### [What this task involves]
In the listing below, print exactly the lines from the first through the one that contains "int block_forward_solve(isdf_handle h, const".

### [Study material]

@@ -138,8 +139,9 @@
 int trsm_lower_right(isdf_handle h, bool trans, int m, int64_t n, const double* L, int64_t ldl, double* X, int64_t ldx);
 int block_forward_solve(isdf_handle h, const double* D, int64_t ldd, int nblk, const int32_t* blk_off_host, double* X,
                         int64_t ldx, int64_t n, bool own_columns = false);
+struct BlockProbe { const double* E; int64_t ldE; int n; double* F; int64_t ldf; int accumulate; };
 int block_apply_inverse(isdf_handle h, const double* Dinv, int64_t ldd, int nblk, const int32_t* blk_off_host, double* X,
-                        int64_t ldx, int64_t n, bool square_input = false);
+                        int64_t ldx, int64_t n, bool square_input = false, const BlockProbe* probe = nullptr);
 int transpose_rm(isdf_handle h, const double* src, int64_t lds, int64_t rows, int64_t cols, double* dst, int64_t ldd);
 int tri_left(isdf_handle h, bool trans, int m, int64_t n, const double* L, int64_t ldl, double* X, int64_t ldx);
 int tri_right(isdf_handle h, bool trans, int m, int64_t n, const double* L, int64_t ldl, double* X, int64_t ldx);
diff --git a/pyscf_isdf_amd/csrc/fit.hip b/pyscf_isdf_amd/csrc/fit.hip
--- a/pyscf_isdf_amd/csrc/fit.hip
+++ b/pyscf_isdf_amd/csrc/fit.hip
@@ -427,9 +427,9 @@
   return ISDF_OK;
 }
 
-extern "C" int isdf_pair_rows_frontier(isdf_handle h, const double* d_aoP, int nnew, int nao, const double* d_ao, int64_t ng,
-                                       int64_t ld, int squared, const double* d_Dinv, int64_t ldd, int nblk,
-                                       const int32_t* blk_off, double* d_B, int64_t ldb, int have) {
+static int pair_rows_frontier(isdf_handle h, const double* d_aoP, int nnew, int nao, const double* d_ao, int64_t ng,
+                              int64_t ld, int squared, const double* d_Dinv, int64_t ldd, int nblk,
+                              const int32_t* blk_off, double* d_B, int64_t ldb, int have, const BlockProbe* probe) {
   if (!h) return ISDF_ERR_ARG;
   ARG_CHECK(h, d_ao && d_B && nnew >= 0 && nnew <= 65535 && have >= 0 && nblk >= 0 && nao > 0 && ng > 0 && ld >= ng && ldb >= ng);
   ARG_CHECK(h, (nnew == 0 || d_aoP) && (nblk == 0 || (d_Dinv && blk_off && blk_off[0] == 0 && blk_off[nblk] <= have + nnew)));
@@ -440,7 +440,23 @@
     if (rc) return rc;
   }
   if (nblk == 0) return ISDF_OK;
-  return block_apply_inverse(h, d_Dinv, ldd, nblk, blk_off, d_B, ldb, ng, !squared);
+  return block_apply_inverse(h, d_Dinv, ldd, nblk, blk_off, d_B, ldb, ng, !squared, probe);
+}
+
+extern "C" int isdf_pair_rows_frontier(isdf_handle h, const double* d_aoP, int nnew, int nao, const double* d_ao, int64_t ng,
+                                       int64_t ld, int squared, const double* d_Dinv, int64_t ldd, int nblk,
+                                       const int32_t* blk_off, double* d_B, int64_t ldb, int have) {
+  return pair_rows_frontier(h, d_aoP, nnew, nao, d_ao, ng, ld, squared, d_Dinv, ldd, nblk, blk_off, d_B, ldb, have, nullptr);
+}
+
+extern "C" int isdf_pair_rows_frontier_probe(isdf_handle h, const double* d_aoP, int nnew, int nao, const double* d_ao, int64_t ng,
+                                             int64_t ld, int squared, const double* d_Dinv, int64_t ldd, int nblk,
+                                             const int32_t* blk_off, double* d_B, int64_t ldb, int have, const double* d_E, int n,
+                                             int64_t ldE, double* d_F, int64_t ldf, int accumulate) {
+  if (!h) return ISDF_ERR_ARG;
+  ARG_CHECK(h, d_E && d_F && n > 0 && n <= 8 && ldf >= ng && (nblk == 0 || (blk_off && ldE >= blk_off[nblk])));
+  const BlockProbe probe = {d_E, ldE, n, d_F, ldf, accumulate};
+  return pair_rows_frontier(h, d_aoP, nnew, nao, d_ao, ng, ld, squared, d_Dinv, ldd, nblk, blk_off, d_B, ldb, have, &probe);
 }
 
 extern "C" int isdf_shift_diag(isdf_handle h, double* d_A, int P, double shift_rel) {
diff --git a/pyscf_isdf_amd/csrc/handle.hip b/pyscf_isdf_amd/csrc/handle.hip
--- a/pyscf_isdf_amd/csrc/handle.hip
+++ b/pyscf_isdf_amd/csrc/handle.hip
@@ -111,6 +111,7 @@
     return ISDF_OK;
   }
   if (std::string(key) == "block_apply_waves") { h->block_apply_waves = value < 1 ? 1 : value; return ISDF_OK; }
+  if (std::string(key) == "probe_ws_mib") { h->probe_ws_mib = value < 1 ? 1 : value; return ISDF_OK; }
   if (std::string(key) == "block_apply_reg") { h->block_apply_reg = value ? 1 : 0; return ISDF_OK; }
   return isdf_fail(h, ISDF_ERR_ARG, "isdf_set_option: unknown key '%s'", key);
 }
diff --git a/pyscf_isdf_amd/csrc/trsm.hip b/pyscf_isdf_amd/csrc/trsm.hip
--- a/pyscf_isdf_amd/csrc/trsm.hip
+++ b/pyscf_isdf_amd/csrc/trsm.hip
@@ -171,10 +171,12 @@
   }
 }
 
-template <int NT, int NCT, bool SQ>
+template <int NT, int NCT, bool SQ, bool PROBE>
 __global__ __launch_bounds__(64 * ((NT + 1) / 2)) __attribute__((amdgpu_waves_per_eu(1, 2))) void block_apply_reg_kernel(const double* __restrict__ Dinv, int64_t ldd,
                                                                             const int32_t* __restrict__ blk_off,
-                                                                            double* __restrict__ X, int64_t ldx, int64_t n) {
+                                                                            double* __restrict__ X, int64_t ldx, int64_t n,
+                                                                            const double* __restrict__ E, int64_t ldE, int nE,
+                                                                            double* __restrict__ Fp) {
   constexpr int TN = 16 * NCT;
   constexpr int LDB = TN + 2;
   constexpr int NPAIR = (NT + 1) / 2;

### [Written response]
@@ -138,8 +139,9 @@
 int trsm_lower_right(isdf_handle h, bool trans, int m, int64_t n, const double* L, int64_t ldl, double* X, int64_t ldx);
 int block_forward_solve(isdf_handle h, const double* D, int64_t ldd, int nblk, const int32_t* blk_off_host, double* X,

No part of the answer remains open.